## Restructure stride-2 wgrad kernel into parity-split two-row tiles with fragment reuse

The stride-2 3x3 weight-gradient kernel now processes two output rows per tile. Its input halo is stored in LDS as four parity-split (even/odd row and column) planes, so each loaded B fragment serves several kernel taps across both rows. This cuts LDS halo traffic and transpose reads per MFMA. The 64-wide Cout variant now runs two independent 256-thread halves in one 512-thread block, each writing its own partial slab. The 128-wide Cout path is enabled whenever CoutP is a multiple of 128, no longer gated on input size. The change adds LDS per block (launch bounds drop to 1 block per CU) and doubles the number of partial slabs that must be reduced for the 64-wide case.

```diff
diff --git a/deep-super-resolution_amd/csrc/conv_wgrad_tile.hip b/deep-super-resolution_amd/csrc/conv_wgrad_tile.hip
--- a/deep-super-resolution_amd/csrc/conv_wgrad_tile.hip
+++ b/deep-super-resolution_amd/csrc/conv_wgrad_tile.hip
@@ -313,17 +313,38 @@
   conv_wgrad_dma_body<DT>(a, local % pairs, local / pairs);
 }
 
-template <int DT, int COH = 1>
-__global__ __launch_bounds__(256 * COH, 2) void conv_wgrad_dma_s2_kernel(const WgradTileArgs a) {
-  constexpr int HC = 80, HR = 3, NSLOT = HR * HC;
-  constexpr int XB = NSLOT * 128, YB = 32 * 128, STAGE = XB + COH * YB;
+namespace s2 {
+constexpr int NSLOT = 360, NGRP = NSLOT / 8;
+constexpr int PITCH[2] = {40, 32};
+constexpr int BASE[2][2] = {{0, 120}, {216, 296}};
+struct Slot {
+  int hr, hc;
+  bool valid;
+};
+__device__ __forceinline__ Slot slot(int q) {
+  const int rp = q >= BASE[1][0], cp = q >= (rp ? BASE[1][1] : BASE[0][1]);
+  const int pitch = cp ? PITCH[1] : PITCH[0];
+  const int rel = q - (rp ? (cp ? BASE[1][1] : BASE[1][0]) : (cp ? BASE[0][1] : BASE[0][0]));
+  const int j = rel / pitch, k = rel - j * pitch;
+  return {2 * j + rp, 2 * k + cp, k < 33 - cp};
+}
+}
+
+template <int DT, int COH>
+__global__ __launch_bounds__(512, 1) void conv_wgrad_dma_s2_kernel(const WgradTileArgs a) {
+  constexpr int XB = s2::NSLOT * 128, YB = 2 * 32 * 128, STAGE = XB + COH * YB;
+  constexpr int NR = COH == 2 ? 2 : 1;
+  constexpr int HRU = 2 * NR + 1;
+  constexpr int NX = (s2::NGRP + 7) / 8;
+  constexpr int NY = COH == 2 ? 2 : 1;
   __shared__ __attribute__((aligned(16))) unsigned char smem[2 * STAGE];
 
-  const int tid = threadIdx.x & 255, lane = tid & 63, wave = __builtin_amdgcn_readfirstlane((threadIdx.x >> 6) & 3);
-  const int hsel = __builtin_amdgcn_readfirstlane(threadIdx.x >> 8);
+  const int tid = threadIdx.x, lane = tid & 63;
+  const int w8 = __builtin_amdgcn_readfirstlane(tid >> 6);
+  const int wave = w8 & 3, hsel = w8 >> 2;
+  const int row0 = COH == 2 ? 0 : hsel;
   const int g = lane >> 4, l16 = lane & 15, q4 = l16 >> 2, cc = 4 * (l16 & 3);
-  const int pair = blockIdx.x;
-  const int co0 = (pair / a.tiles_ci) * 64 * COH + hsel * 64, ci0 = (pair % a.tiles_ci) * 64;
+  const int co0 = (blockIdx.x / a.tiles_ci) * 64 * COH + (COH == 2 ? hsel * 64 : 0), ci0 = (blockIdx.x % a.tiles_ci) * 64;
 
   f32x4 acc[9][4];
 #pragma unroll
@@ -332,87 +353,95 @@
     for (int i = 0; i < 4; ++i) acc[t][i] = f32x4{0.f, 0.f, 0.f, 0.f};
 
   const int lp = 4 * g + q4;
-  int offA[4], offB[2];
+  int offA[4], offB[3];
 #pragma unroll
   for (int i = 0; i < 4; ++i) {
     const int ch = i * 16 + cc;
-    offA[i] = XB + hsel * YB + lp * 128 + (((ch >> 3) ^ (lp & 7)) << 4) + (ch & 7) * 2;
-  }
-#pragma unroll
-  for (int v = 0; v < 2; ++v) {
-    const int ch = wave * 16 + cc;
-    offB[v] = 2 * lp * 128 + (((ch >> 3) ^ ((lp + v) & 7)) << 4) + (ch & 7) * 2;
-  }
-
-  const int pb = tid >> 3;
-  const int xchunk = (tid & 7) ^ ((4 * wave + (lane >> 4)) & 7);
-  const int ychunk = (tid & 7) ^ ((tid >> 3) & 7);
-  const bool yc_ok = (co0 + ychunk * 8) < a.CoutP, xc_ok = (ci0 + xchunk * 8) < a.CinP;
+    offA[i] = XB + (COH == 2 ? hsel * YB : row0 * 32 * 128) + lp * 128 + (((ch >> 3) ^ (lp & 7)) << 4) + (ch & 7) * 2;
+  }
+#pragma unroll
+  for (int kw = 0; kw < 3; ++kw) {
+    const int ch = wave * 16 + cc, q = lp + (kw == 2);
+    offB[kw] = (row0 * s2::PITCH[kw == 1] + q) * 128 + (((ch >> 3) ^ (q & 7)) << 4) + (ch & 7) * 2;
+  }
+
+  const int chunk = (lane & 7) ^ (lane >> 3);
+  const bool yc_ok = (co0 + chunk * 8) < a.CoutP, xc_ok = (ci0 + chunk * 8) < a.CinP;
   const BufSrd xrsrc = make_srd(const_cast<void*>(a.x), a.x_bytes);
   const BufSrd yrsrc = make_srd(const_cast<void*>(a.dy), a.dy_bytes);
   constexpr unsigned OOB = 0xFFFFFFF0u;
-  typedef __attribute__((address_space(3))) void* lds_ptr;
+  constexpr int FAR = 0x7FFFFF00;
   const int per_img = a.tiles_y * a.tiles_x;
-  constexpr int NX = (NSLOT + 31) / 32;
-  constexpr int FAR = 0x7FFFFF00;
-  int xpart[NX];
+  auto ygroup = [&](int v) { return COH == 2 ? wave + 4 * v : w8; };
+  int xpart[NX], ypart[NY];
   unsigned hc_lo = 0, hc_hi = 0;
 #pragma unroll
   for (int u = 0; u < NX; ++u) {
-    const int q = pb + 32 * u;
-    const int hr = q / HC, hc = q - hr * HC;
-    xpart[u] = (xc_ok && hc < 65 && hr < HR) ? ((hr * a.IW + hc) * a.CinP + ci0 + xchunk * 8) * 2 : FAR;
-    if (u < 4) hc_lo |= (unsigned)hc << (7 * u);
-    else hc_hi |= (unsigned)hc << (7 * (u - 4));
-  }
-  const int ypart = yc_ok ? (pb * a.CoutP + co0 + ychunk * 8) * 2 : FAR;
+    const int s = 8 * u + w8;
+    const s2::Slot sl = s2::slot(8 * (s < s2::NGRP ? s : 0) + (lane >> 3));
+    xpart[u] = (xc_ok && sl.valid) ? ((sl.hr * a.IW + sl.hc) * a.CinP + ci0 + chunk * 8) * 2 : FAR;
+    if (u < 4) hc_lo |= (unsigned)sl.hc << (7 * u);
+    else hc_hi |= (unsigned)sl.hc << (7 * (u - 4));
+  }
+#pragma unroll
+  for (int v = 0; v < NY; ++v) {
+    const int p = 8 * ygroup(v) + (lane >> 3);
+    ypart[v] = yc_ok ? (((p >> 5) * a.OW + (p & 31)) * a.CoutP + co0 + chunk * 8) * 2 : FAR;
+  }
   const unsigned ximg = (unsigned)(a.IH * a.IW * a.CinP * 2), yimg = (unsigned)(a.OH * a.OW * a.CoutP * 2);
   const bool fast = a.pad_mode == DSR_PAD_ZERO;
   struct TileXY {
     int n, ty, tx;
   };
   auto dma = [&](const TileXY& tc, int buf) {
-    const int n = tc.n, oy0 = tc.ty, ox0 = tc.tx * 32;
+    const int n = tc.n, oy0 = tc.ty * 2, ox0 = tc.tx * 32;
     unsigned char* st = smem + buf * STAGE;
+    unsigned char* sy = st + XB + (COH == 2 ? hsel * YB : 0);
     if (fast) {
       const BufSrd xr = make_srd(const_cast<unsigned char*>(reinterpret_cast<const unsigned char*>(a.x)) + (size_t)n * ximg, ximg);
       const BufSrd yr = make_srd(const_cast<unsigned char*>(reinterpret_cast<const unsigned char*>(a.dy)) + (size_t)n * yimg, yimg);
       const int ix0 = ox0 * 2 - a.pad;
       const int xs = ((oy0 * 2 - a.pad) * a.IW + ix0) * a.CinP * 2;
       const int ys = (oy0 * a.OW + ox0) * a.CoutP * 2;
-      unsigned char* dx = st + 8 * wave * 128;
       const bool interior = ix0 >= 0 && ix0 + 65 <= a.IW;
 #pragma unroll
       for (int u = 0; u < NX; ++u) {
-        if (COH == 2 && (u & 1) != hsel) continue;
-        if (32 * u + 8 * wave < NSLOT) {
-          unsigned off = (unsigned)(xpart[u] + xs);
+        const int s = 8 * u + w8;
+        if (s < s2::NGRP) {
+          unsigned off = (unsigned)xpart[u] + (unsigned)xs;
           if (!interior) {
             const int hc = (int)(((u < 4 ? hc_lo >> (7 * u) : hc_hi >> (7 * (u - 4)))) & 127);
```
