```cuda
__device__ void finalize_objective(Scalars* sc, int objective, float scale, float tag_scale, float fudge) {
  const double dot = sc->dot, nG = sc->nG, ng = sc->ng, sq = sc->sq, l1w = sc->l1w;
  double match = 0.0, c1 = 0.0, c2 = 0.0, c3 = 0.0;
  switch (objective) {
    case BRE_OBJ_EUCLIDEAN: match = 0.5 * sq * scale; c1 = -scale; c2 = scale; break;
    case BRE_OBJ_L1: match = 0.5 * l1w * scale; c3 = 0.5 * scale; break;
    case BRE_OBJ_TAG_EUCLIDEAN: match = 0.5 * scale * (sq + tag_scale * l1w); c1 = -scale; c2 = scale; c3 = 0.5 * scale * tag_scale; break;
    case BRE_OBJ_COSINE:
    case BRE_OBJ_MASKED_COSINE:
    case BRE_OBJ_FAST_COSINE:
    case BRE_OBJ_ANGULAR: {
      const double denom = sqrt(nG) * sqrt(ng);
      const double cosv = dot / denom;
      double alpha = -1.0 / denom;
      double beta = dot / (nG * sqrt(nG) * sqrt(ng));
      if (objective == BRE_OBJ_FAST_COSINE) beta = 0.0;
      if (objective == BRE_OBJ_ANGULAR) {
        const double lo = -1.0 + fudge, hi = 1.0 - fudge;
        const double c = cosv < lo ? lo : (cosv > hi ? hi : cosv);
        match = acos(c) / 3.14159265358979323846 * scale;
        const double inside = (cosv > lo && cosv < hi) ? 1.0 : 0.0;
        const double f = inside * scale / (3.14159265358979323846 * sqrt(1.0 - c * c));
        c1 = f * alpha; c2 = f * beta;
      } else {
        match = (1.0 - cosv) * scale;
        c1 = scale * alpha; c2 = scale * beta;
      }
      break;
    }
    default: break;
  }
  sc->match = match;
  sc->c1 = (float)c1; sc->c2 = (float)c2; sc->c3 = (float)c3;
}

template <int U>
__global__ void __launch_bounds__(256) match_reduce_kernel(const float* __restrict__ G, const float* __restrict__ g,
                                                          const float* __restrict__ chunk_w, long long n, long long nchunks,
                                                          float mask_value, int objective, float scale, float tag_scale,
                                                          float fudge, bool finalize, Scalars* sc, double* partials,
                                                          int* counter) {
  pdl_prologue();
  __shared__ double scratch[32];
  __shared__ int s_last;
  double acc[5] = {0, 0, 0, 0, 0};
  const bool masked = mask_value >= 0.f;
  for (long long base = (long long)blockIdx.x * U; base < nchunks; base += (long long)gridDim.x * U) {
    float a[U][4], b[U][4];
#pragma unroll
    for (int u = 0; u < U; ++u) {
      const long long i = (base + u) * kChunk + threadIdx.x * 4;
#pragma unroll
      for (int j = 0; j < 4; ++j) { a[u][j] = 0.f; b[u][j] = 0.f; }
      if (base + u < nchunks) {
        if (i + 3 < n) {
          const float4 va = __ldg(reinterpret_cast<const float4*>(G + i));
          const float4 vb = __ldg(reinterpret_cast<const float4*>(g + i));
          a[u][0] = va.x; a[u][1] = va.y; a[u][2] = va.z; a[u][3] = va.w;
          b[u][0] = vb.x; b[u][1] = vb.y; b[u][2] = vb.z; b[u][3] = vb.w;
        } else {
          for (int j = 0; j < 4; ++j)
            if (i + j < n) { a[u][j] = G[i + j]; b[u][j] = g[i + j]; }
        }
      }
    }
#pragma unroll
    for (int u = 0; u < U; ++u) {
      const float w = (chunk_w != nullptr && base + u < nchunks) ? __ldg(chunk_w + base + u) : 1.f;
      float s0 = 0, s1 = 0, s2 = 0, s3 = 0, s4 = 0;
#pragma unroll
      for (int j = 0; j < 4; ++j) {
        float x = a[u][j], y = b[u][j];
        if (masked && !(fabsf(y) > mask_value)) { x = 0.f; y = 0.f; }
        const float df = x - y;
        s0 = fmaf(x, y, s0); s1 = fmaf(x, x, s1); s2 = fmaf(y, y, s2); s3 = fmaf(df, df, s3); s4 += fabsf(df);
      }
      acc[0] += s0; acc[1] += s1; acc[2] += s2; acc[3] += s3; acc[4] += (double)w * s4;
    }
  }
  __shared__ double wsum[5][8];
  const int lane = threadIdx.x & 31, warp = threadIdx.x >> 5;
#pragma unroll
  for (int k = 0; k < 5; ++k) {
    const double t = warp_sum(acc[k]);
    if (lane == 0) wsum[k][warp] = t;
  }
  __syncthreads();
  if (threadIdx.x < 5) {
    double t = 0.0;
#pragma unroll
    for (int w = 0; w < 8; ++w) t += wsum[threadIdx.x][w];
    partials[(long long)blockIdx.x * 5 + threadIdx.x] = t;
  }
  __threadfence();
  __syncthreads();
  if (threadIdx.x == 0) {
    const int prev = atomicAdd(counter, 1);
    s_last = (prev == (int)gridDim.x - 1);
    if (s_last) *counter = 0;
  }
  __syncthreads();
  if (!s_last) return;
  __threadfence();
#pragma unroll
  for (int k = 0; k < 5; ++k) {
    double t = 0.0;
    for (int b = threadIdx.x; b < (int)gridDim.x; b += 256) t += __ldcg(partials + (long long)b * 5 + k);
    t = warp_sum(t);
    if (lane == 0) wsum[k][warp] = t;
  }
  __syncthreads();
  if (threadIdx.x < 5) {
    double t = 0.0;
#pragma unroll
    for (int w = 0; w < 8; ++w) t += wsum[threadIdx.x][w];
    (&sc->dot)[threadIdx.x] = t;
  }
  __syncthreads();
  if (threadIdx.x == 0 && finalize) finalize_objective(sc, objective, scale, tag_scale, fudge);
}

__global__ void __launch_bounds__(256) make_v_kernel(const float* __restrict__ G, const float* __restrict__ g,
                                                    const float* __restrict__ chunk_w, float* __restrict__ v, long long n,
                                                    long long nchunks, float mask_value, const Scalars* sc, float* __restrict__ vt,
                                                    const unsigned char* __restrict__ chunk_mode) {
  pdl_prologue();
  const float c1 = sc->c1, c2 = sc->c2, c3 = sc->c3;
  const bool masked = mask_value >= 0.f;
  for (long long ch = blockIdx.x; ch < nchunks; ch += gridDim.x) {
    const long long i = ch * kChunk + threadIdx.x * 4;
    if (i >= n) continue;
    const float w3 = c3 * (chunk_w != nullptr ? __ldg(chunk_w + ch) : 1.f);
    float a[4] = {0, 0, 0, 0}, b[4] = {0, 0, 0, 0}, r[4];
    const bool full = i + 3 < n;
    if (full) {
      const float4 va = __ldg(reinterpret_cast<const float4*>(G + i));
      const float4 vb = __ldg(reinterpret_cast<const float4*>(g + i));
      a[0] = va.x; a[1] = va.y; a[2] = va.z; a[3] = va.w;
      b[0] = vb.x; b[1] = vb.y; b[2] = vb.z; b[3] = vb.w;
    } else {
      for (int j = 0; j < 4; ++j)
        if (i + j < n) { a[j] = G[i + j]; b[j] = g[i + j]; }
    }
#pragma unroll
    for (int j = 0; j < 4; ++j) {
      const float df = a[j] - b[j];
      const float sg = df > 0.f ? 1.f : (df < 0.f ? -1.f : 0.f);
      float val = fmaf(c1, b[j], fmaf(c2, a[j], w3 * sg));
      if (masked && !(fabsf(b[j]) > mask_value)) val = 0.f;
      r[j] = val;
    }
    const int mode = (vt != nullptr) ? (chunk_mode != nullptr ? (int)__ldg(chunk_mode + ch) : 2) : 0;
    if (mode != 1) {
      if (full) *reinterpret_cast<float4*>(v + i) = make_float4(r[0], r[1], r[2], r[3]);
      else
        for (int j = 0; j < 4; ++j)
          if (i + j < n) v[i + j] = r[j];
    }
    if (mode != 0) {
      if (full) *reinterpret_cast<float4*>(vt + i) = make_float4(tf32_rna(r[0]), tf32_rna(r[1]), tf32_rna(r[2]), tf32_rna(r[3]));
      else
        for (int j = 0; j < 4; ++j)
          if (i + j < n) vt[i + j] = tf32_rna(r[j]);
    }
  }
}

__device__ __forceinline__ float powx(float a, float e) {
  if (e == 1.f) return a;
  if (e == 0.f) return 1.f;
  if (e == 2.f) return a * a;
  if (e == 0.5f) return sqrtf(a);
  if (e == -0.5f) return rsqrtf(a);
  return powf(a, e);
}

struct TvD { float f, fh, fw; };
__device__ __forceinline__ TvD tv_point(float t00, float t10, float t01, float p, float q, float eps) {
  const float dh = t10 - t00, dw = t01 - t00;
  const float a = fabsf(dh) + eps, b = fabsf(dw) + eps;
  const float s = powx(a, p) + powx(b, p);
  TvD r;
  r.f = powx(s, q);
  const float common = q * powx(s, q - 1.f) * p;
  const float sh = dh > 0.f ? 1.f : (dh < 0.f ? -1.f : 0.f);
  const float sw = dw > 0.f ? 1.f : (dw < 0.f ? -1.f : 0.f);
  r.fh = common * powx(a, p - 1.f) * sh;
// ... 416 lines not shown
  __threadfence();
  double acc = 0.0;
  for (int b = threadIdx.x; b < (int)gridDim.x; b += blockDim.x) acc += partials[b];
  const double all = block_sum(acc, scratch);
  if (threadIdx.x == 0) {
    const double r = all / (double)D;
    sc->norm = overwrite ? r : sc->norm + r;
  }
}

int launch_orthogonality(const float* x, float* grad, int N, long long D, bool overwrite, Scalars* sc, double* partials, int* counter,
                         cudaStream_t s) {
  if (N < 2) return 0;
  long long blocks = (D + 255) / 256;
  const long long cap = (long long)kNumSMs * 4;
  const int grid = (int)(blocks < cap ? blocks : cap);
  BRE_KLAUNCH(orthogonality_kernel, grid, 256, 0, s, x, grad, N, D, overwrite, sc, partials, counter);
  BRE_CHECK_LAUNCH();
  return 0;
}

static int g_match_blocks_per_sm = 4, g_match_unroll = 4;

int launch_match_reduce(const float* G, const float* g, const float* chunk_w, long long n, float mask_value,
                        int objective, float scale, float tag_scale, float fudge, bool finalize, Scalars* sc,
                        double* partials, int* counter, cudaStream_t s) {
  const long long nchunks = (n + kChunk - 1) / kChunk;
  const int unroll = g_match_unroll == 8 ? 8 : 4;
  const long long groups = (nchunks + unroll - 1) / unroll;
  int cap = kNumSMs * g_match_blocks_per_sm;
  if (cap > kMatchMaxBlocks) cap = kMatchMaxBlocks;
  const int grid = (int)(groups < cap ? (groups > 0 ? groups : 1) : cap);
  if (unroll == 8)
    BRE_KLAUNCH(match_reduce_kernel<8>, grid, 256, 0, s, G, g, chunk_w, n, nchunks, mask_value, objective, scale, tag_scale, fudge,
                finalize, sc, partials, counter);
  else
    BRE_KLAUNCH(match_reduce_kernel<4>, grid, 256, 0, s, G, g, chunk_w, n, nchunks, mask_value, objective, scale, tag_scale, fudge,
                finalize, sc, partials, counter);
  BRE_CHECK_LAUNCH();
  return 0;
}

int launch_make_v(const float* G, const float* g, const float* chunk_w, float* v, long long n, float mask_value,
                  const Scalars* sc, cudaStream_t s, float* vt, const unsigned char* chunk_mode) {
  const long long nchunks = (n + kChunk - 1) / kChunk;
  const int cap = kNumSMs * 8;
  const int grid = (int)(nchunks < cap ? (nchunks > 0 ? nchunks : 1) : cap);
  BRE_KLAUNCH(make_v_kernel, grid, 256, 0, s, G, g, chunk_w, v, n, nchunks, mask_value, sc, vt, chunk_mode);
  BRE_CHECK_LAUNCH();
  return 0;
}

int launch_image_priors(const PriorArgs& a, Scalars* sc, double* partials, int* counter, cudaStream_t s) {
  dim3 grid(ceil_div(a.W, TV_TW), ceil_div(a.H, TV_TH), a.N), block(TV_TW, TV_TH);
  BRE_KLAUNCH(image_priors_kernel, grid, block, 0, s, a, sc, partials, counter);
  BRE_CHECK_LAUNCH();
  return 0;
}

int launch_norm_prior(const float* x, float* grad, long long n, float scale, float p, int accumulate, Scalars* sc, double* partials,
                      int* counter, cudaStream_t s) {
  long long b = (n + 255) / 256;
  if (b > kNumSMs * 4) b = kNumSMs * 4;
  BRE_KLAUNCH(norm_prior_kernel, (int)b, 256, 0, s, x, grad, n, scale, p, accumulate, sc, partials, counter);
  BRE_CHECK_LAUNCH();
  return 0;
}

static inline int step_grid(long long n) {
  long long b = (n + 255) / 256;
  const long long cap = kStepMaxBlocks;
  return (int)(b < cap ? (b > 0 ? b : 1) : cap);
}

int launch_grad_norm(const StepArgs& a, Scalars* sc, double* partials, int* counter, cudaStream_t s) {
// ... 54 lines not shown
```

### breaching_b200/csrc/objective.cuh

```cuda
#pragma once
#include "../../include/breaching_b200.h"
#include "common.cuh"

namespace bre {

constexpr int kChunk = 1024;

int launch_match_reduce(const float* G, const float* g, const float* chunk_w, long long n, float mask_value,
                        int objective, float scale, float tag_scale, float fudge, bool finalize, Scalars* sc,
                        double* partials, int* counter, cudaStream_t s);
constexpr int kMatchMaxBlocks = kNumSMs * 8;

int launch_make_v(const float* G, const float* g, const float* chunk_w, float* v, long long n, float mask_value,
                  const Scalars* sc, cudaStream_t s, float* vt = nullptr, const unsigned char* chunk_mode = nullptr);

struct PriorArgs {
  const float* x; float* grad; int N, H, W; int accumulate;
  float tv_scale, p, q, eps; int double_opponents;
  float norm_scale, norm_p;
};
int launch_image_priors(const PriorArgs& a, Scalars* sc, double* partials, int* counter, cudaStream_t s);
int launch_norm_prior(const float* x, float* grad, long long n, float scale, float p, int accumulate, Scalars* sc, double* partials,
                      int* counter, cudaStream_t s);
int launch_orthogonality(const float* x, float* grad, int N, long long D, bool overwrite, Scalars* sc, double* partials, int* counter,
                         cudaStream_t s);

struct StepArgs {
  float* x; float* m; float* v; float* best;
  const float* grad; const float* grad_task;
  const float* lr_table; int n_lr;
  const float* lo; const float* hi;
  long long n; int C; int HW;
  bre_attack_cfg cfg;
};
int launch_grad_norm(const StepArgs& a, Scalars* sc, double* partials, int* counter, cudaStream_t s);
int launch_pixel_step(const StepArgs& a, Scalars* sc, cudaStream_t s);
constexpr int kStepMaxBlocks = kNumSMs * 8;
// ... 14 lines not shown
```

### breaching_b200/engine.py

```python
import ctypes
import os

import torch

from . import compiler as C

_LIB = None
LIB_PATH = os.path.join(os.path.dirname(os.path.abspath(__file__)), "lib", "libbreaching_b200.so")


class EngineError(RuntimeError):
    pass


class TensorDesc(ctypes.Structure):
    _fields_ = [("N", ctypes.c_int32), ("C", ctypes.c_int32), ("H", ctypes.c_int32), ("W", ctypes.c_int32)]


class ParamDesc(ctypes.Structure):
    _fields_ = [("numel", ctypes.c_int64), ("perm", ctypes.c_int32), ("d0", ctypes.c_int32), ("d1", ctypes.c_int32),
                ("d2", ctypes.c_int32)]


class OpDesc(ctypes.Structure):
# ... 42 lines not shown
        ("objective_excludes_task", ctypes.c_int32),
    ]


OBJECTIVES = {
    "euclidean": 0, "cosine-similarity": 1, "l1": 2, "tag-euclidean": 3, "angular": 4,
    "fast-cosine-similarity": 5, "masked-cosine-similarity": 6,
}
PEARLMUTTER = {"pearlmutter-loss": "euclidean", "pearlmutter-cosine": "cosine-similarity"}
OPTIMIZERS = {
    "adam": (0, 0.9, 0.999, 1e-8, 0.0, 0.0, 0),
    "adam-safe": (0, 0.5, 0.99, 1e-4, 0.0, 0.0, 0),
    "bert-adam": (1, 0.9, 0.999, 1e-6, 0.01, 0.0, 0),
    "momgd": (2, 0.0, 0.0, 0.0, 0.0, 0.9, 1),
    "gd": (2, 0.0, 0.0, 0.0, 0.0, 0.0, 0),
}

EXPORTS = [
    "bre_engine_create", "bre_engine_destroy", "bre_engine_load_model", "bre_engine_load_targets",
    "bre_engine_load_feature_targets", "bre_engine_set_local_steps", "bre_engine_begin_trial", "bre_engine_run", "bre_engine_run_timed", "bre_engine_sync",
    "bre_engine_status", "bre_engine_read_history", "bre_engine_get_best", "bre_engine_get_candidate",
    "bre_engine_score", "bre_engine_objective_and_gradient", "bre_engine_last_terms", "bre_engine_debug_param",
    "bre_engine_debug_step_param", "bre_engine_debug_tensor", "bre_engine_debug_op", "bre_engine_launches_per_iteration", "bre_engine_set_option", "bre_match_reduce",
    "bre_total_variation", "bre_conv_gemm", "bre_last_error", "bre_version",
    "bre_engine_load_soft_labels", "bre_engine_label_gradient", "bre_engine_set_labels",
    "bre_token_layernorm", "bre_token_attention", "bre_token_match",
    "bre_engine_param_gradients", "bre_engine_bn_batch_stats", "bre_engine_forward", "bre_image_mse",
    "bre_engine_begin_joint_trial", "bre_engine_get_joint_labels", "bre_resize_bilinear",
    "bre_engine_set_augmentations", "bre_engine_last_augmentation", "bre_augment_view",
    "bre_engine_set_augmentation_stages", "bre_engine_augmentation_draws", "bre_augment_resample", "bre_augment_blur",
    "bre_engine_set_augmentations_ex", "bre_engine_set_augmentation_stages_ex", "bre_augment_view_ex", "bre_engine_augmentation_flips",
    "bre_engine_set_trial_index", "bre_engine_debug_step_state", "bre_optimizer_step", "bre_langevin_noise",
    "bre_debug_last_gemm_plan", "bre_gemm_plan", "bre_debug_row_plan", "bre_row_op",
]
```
_ _ _ _ _ _ _
WHAT NEEDS TO BE DONE →
Where does the string "offB" occur in the data above? Copy every line that holds it.

RESULT BELOW →
-  int offA[4], offB[2];
+  int offA[4], offB[3];
-    offB[v] = 2 * lp * 128 + (((ch >> 3) ^ ((lp + v) & 7)) << 4) + (ch & 7) * 2;
+    offB[kw] = (row0 * s2::PITCH[kw == 1] + q) * 128 + (((ch >> 3) ^ (q & 7)) << 4) + (ch & 7) * 2;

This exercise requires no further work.